Collected data
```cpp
template <int NNI, int OPS>
__device__ __forceinline__ void wave_epilogue_x3_ordered(const ConvX3Args& ax, f32x4 (&acc)[8][NNI], int m0, int r0, int li,
                                                         int kq, int wm0, int wn0) {
  const ConvBArgs& a = ax.b;
  const int Lp1 = a.L + 1, ndata = a.B * Lp1;
  const int mb0 = m0 + wm0 + (kq & 1) * 16 + (kq >> 1) * 8;
  const long pl = ax.y_plane;
  const long o00 = (long)(r0 + wn0 + li) * a.Mop + mb0, oblk = (long)16 * a.Mop;
  u16x8 s1h[4], s1l[4];
  auto request = [&](int ni) {
#pragma unroll
    for (int p = 0; p < 4; ++p) {
      s1h[p] = *(const u16x8*)(a.skip1 + o00 + ni * oblk + p * 32);
      s1l[p] = *(const u16x8*)(a.skip1 + pl + o00 + ni * oblk + p * 32);
    }
  };
  if (OPS == 1) request(0);
  if (OPS == 2) {
#pragma unroll
    for (int mi = 0; mi < 8; ++mi) {
      const int c0 = m0 + wm0 + mi * 16 + kq * 4;
      f32x4 bv;
      if (m0 + wm0 + (mi & ~1) * 16 + 32 <= a.M) {
        bv = *(const f32x4*)(a.bias + c0);
      } else {
#pragma unroll
        for (int e = 0; e < 4; ++e) bv[e] = (c0 + e < a.M) ? a.bias[c0 + e] : 0.f;
      }
#pragma unroll
      for (int ni = 0; ni < NNI; ++ni)
#pragma unroll
        for (int e = 0; e < 4; ++e) acc[mi][ni][e] += bv[e];
    }
  }
  __builtin_amdgcn_sched_barrier(0);
#pragma unroll
  for (int ni = 0; ni < NNI; ++ni) {
    int b, l;
    const bool ok = row_valid(r0 + wn0 + ni * 16 + li, Lp1, ndata, &b, &l);
    const bool gaps = !__all(ok);
    u32x4 hi[4], lo[4];
#pragma unroll
    for (int p = 0; p < 4; ++p) {
      float v[8];
#pragma unroll
      for (int e = 0; e < 4; ++e) {
        const u32x2 r = __builtin_amdgcn_permlane16_swap(__float_as_uint(acc[2 * p][ni][e]), __float_as_uint(acc[2 * p + 1][ni][e]),
                                                         false, false);
        v[e] = __uint_as_float(r[0]);
        v[e + 4] = __uint_as_float(r[1]);
      }
      if (OPS == 1) {
#pragma unroll
        for (int e = 0; e < 8; ++e) v[e] += bf2f(s1h[p][e]) + bf2f(s1l[p][e]);
      }
      if (a.relu & 1) {
#pragma unroll
        for (int e = 0; e < 8; ++e) v[e] = fmaxf(v[e], 0.f);
      }
      split_pack8(v, hi[p], lo[p]);
      if (gaps) {
#pragma unroll
        for (int e = 0; e < 4; ++e) {
          hi[p][e] = ok ? hi[p][e] : 0u;
          lo[p][e] = ok ? lo[p][e] : 0u;
        }
      }
    }
    __builtin_amdgcn_sched_barrier(0);
    if (OPS == 1 && ni + 1 < NNI) request(ni + 1);
    __builtin_amdgcn_sched_barrier(0);
#pragma unroll
    for (int p = 0; p < 4; ++p) {
      *(u32x4*)(a.y + o00 + ni * oblk + p * 32) = hi[p];
      *(u32x4*)(a.y + pl + o00 + ni * oblk + p * 32) = lo[p];
    }
  }
}


template <int OUT, int KW, int NNI = 4>
__global__ __launch_bounds__(512, 2) void conv1d_bf16x3_kernel(ConvX3Args ax) {
  static_assert(NNI == 4 || NNI == 2 || NNI == 1, "4, 2 or 1 row fragments per wave");
  typedef ConvRings G;
  constexpr int MT = NNI == 4 ? G::M : 128;
  constexpr int RT = NNI == 1 ? 128 : G::R;
  const ConvBArgs& a = ax.b;
  extern __shared__ __attribute__((aligned(16))) unsigned char lds[];
  const int tid = threadIdx.x, lane = tid & 63;
  const int wave = __builtin_amdgcn_readfirstlane(tid >> 6);
  const int li = lane & 15, kq = lane >> 4;
  const int wm0 = NNI == 4 ? (wave >> 2) * 128 : 0, wn0 = NNI == 4 ? (wave & 3) * 64 : wave * 16 * NNI;

  const ConvTileOrigin o = conv_tile_origin<MT, RT>(a);
  const int m0 = o.m0, r0 = o.r0;
  const int Cp = a.Cp;
  const int srow = slab64_lane(lane).row;
  const unsigned lane_off = slab64_lane_off(lane, Cp);
  const long tap_w = (long)a.Mp128 * Cp * 2;
  const long row16 = (long)Cp * 32;
  const long wpl = ax.wp_plane * 2, xpl = ax.x_plane * 2;
  const char* const wb = (const char*)(a.wp + ((long)m0 + wave * 32) * Cp);
  const char* const xb = (const char*)(a.x + ((long)r0 - (KW - 1) / 2 + wave * 32) * Cp);
  const ConvRingStager<KW, MT, RT, false> st(wave, srow, lane_off, tap_w, row16, wpl, xpl, wb, xb);

  const int loffA = slab64_frag16(li, kq, 0);
  int loffB[KW];
#pragma unroll
// ... 38 lines not shown
  X3_MM(fa0, BY, 0) X3_SB X3_RDA(fa1, 1, WS, 1) X3_SB                                              \
  X3_MM(fa0, BY, 1) X3_SB                                                                          \
  asm volatile("s_waitcnt vmcnt(0) lgkmcnt(0)" ::: "memory");                                      \
  __builtin_amdgcn_s_barrier();                                                                    \
  if (early) { DMA_ }                                                                              \
  X3_MM(fa1, BX, 0) X3_SB X3_RDA(fa0, 0, NWS, 0) X3_RDB(BY, NXS, NTAP, 0) X3_SB                    \
  if (!early) { DMA_ }                                                                             \
  X3_MM(fa1, BX, 1) X3_SB X3_RDA(fa0, 1, NWS, 0) X3_SB

  if (KW == 3) {
    for (int c = 0; c < nch; c += 2) {
      const int t = 3 * c;
      X3_TILE(0, 0, 0, 1, 0, 1, fb0, fb1, if (t + 2 < n) st.issueW(lds, t + 2); if (c + 1 < nch) st.issueX(lds, c + 1, 0);)
      X3_TILE(1, 0, 1, 0, 0, 2, fb1, fb0, if (t + 3 < n) st.issueW(lds, t + 3); if (c + 1 < nch) st.issueX(lds, c + 1, 1);)
      X3_TILE(0, 0, 2, 1, 1, 0, fb0, fb1, if (t + 4 < n) st.issueW(lds, t + 4);)
      X3_TILE(1, 1, 0, 0, 1, 1, fb1, fb0, if (t + 5 < n) st.issueW(lds, t + 5); if (c + 2 < nch) st.issueX(lds, c + 2, 0);)
      X3_TILE(0, 1, 1, 1, 1, 2, fb0, fb1, if (t + 6 < n) st.issueW(lds, t + 6); if (c + 2 < nch) st.issueX(lds, c + 2, 1);)
      X3_TILE(1, 1, 2, 0, 0, 0, fb1, fb0, if (t + 7 < n) st.issueW(lds, t + 7);)
    }
  } else {
    for (int t = 0; t < n; t += 2) {
      X3_TILE(0, 0, 0, 1, 1, 0, fb0, fb1, if (t + 2 < n) { st.issueW(lds, t + 2); st.issueX(lds, t + 2, 0); st.issueX(lds, t + 2, 1); })
      X3_TILE(1, 1, 0, 0, 0, 0, fb1, fb0, if (t + 3 < n) { st.issueW(lds, t + 3); st.issueX(lds, t + 3, 0); st.issueX(lds, t + 3, 1); })
    }
  }
#undef X3_TILE
#undef X3_SB
#undef X3_MM
#undef X3_RDB
#undef X3_RDA
  asm volatile("s_nop 15\n\ts_nop 15" ::: "memory");

  if constexpr (OUT == 0) {
    const bool plain = !a.skip2 && !a.mask && !a.y2 && m0 + wm0 + 128 <= a.Mop;
    if (plain && a.skip1 && !a.bias) wave_epilogue_x3_ordered<NNI, 1>(ax, acc, m0, r0, li, kq, wm0, wn0);
    else if (plain && a.bias && !a.skip1) wave_epilogue_x3_ordered<NNI, 2>(ax, acc, m0, r0, li, kq, wm0, wn0);
    else wave_epilogue_x3(ax, acc, m0, r0, li, kq, wm0, wn0);
    return;
  }
  __syncthreads();
  conv_store_ncl<false, MT, RT>(a, lds, m0, r0, tid, nullptr, [&](float* Cs, int slab) {
    if ((wn0 >> 6) == slab) store_frags16<C_SLAB_STRIDE>(Cs, acc, li, kq, wm0, wn0 & 63);
  });
}

struct WgradX3Args {
  const u16* dy[WGRAD_MAXSEG];
  const u16* x[WGRAD_MAXSEG];
  int nseg;
  float* partial;
  float* bias_partial;
  long dy_plane, x_plane;
  int Mp, Cp, M, C;
  int mtiles, ctiles, splits, chunks_per_split, total_rows;
};

template <int KW, int NCF>
__global__ __launch_bounds__(512, 2) void conv1d_wgrad_bf16x3_kernel(WgradX3Args a) {
  constexpr int MT = 128, CT = 4 * NCF * 16;
  typedef WgradSlabs<KW, MT, CT, 2> Slabs;
  constexpr int YRB = Slabs::YRB, XRB = Slabs::XRB, YBYTES = Slabs::YBYTES, XBYTES = Slabs::XBYTES;
  extern __shared__ __attribute__((aligned(16))) unsigned char lds[];

  const int tid = threadIdx.x, lane = tid & 63;
  const int wave = __builtin_amdgcn_readfirstlane(tid >> 6);
  const int wm0 = (wave >> 2) * 64, wc0 = (wave & 3) * NCF * 16;
  const WgradWork w = wgrad_work<MT, CT>(a);
  const int n = w.n;
  WgradStager<WgradX3Args, KW, MT, CT, 2, LdsDmaAsm> st(a, wave, lane, w);

  int ybase, xbase[KW], yseg[4], xseg[NCF], xline[NCF];
  wgrad_frag16_bases<KW, NCF, YRB, XRB>(lane, wm0, wc0, ybase, xbase, yseg, xseg, xline);
// ... 183 lines not shown
}

extern "C" int alvq_relu_mask_bf16x3(const void* dy, const void* t, void* out, int B, int C, int L, void* stream) {
  if (int rc = check_nlc_dims("alvq_relu_mask_bf16x3", dy && t && out, B, C, L)) return rc;
  const NlcDims d(B, C, L);
  const long n = (long)d.rows * d.Cp;
  long g = (n / 8 + 1023) / 1024;
  if (g > 2048) g = 2048;
  hipLaunchKernelGGL(relu_mask_x3_kernel, dim3((int)g), dim3(256), 0, (hipStream_t)stream, (const u16*)dy, (const u16*)t,
                     (u16*)out, d.plane / 8, n / 8);
  return check_launch("alvq_relu_mask_bf16x3");
}

static constexpr int x3_slot(int OUT, int KW, int NNI) { return ((NNI >> 1) * 2 + OUT) * 2 + (KW == 3); }
typedef KernelTable<void (*)(ConvX3Args), 12> X3Table;
static X3Table x3_table() {
  X3Table t;
  for_values<1, 2, 4>([&](auto nni) { for_values<0, 1>([&](auto out) { for_values<1, 3>([&](auto kw) {
    t.put(x3_slot(out, kw, nni), conv1d_bf16x3_kernel<out, kw, nni>, ConvRings::LDS);
  }); }); });
  return t;
}

extern "C" int alvq_conv1d_bf16x3(const void* x, const void* wp, const float* bias, const void* skip1, const void* skip2,
                                  const void* mask, const void* post, void* y, void* y2, float* y_ncl, int B, int C, int M,
                                  int L, int KW, int relu, void* stream) {
  if (int rc = check_conv_args("alvq_conv1d_bf16x3", x, wp, skip1, skip2, mask, post, y, y2, y_ncl, B, C, M, L, KW, relu, nullptr,
                               nullptr))
    return rc;
  const long rows = alvq_nlc_rows(B, L);
  ConvX3Args a{{(const u16*)x, (const u16*)wp, bias, (const u16*)skip1, (const u16*)skip2, (const u16*)mask, (const u16*)post,
                (u16*)y, (u16*)y2, y_ncl, B, L, pad_to(C, 64), M, pad_to(M, 64), pad_to(M, WP_ROWS), relu ? 1 : 0,
                (int)(rows / ConvRings::R), pad_to(M, ConvRings::M) / ConvRings::M},
               nlc_plane_elems(B, L, C), (long)alvq_packed_weight_elems(M, C, KW), nlc_plane_elems(B, L, M)};
  static const X3Table table = x3_table();
  static DeviceOnce attr;
  if (attr.need()) table.raise_lds_limit();
  const int forced = (int)option(OPT_FX_ROWS);
  const bool narrow = option(OPT_FX_NARROW) != 0 && (M <= 128 || (forced != 256 && a.b.rtiles * a.b.mtiles < 192) || forced == 128);
  if (narrow) a.b.mtiles = pad_to(M, 128) / 128;
  const bool small = narrow && forced != 256 && (a.b.rtiles * a.b.mtiles < 192 || forced == 128);
  if (small) a.b.rtiles = (int)(rows / 128);
  return table.launch(x3_slot(y ? 0 : 1, KW, small ? 1 : narrow ? 2 : 4), dim3(a.b.rtiles * a.b.mtiles), dim3(512),
                      (hipStream_t)stream, "alvq_conv1d_bf16x3", a);
}

extern "C" int64_t alvq_conv1d_wgrad_bf16x3_workspace_bytes(int B, int C, int M, int L, int KW) {
  return wgrad_workspace_bytes(B, C, M, L, KW, wgrad_x3_tile(KW), X3_BIAS_SPLITS);
}

extern "C" int alvq_conv1d_wgrad_bf16x3_splits(int B, int C, int M, int L, int KW, int nseg) {
  return wgrad_splits(B, C, M, L, KW, nseg, wgrad_x3_tile(KW));
}

static int wgrad_x3(const char* who, const void* const* dy, const void* const* x, int nseg, bool multi, float* dw, float* dbias,
                    void* workspace, int B, int C, int M, int L, int KW, int w_layout, int accumulate, hipStream_t s) {
  if (int rc = check_wgrad_args(who, dy, x, nseg, multi, dw, workspace, B, C, M, L, KW, w_layout, accumulate, false)) return rc;
  WgradX3Args a{};
  float* bpart;
  if (int rc = wgrad_plan("alvq_conv1d_wgrad_bf16x3", a, dy, x, nseg, workspace, B, C, M, L, KW, wgrad_x3_tile(KW), &bpart)) return rc;
  if (dbias) a.bias_partial = bpart;
  static const auto table = [] {
    KernelTable<void (*)(WgradX3Args), 2> t;
    for_values<1, 3>([&](auto kw) {
      constexpr int NCF = kw == 3 ? 2 : 4;
      t.put(kw == 3, conv1d_wgrad_bf16x3_kernel<kw, NCF>, wgrad_x3_lds<kw, NCF>());
    });
// ... 24 lines not shown
```

acoustic_locating_vq-vae_amd/csrc/conv1d_f16mx.hip:

```cpp
#include <stdlib.h>

#include "alvq_common.h"
#include "conv_tile.h"
#include "f16mx_common.h"
#include "nlc_host.h"

namespace alvq {

struct ConvFxArgs {
  ConvBArgs b;
  long x_plane, wp_plane, y_plane;
  int ea, eb;
  const float* out_scale;
  int* range_flag;
  unsigned long long* stamps;
  int dbg;
};

__device__ __forceinline__ void fx_join16(const u32x4& h0, const u32x4& h1, const u32x4& ql, float s_lo, float (&v)[16]) {
#pragma unroll
  for (int e = 0; e < 4; ++e) {
    float a0, a1, b0, b1;
    fx_join2(h0[e], ql[e >> 1], (e & 1) * 2, s_lo, a0, a1);
    fx_join2(h1[e], ql[2 + (e >> 1)], (e & 1) * 2, s_lo, b0, b1);
// ... 395 lines not shown
    }
  }
#undef FX_TILE
#undef FX_DMA_L
#undef FX_DMA_E
#undef FX_RD
#undef FX_SB
#undef FX_Q
#undef FX_H
#undef FX_RDQ_B
#undef FX_RDQ_A
#undef FX_RDQ
#undef FX_RDH_B
#undef FX_RDH_A
  asm volatile("s_nop 15\n\ts_nop 15" ::: "memory");

  if (DBG) st2 = __builtin_amdgcn_s_memrealtime();
  if (dbg & 8) {
    if (acc[0][0][0] == 12345.678f) a.y[0] = 1;
    return;
  }
  if (OUT == 0) {
    if constexpr (EPI != 0) wave_epilogue_fx_set<NIN, EPI>(ax, acc, m0, r0, lane, wm0, wn0);
    else wave_epilogue_fx<NIN, DBG>(ax, acc, m0, r0, lane, wm0, wn0);
    if (DBG && (dbg & (256 | 512))) {
      asm volatile("s_waitcnt vmcnt(0)" ::: "memory");
      __syncthreads();
      if (tid == 0) {
        unsigned long long* o = ax.stamps + (long)blockIdx.x * 4;
        o[0] = st0; o[1] = st1; o[2] = st2; o[3] = __builtin_amdgcn_s_memrealtime();
      }
    }
    return;
  }
  __syncthreads();
  conv_store_ncl<true, MT, RT>(a, lds, m0, r0, tid, ax.out_scale, [&](float* Cs, int slab) {
    if ((wn0 >> 6) != slab) return;
#pragma unroll
    for (int mi = 0; mi < MIN; ++mi)
#pragma unroll
      for (int ni = 0; ni < NIN; ++ni)
#pragma unroll
        for (int q4 = 0; q4 < 4; ++q4) {
          const int rl = (wn0 & 63) + ni * 32 + r32, ml = wm0 + mi * 32 + 8 * q4 + 4 * g;
          *(f32x4*)(Cs + rl * C_SLAB_STRIDE + ml) =
              f32x4{acc[mi][ni][4 * q4], acc[mi][ni][4 * q4 + 1], acc[mi][ni][4 * q4 + 2], acc[mi][ni][4 * q4 + 3]};
        }
  });
}
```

▶ Aim of the exercise:
Copy every line of the data above in which the string "include" appears.

▶ Result of this exercise:
#include <stdlib.h>
#include "alvq_common.h"
#include "conv_tile.h"
#include "f16mx_common.h"
#include "nlc_host.h"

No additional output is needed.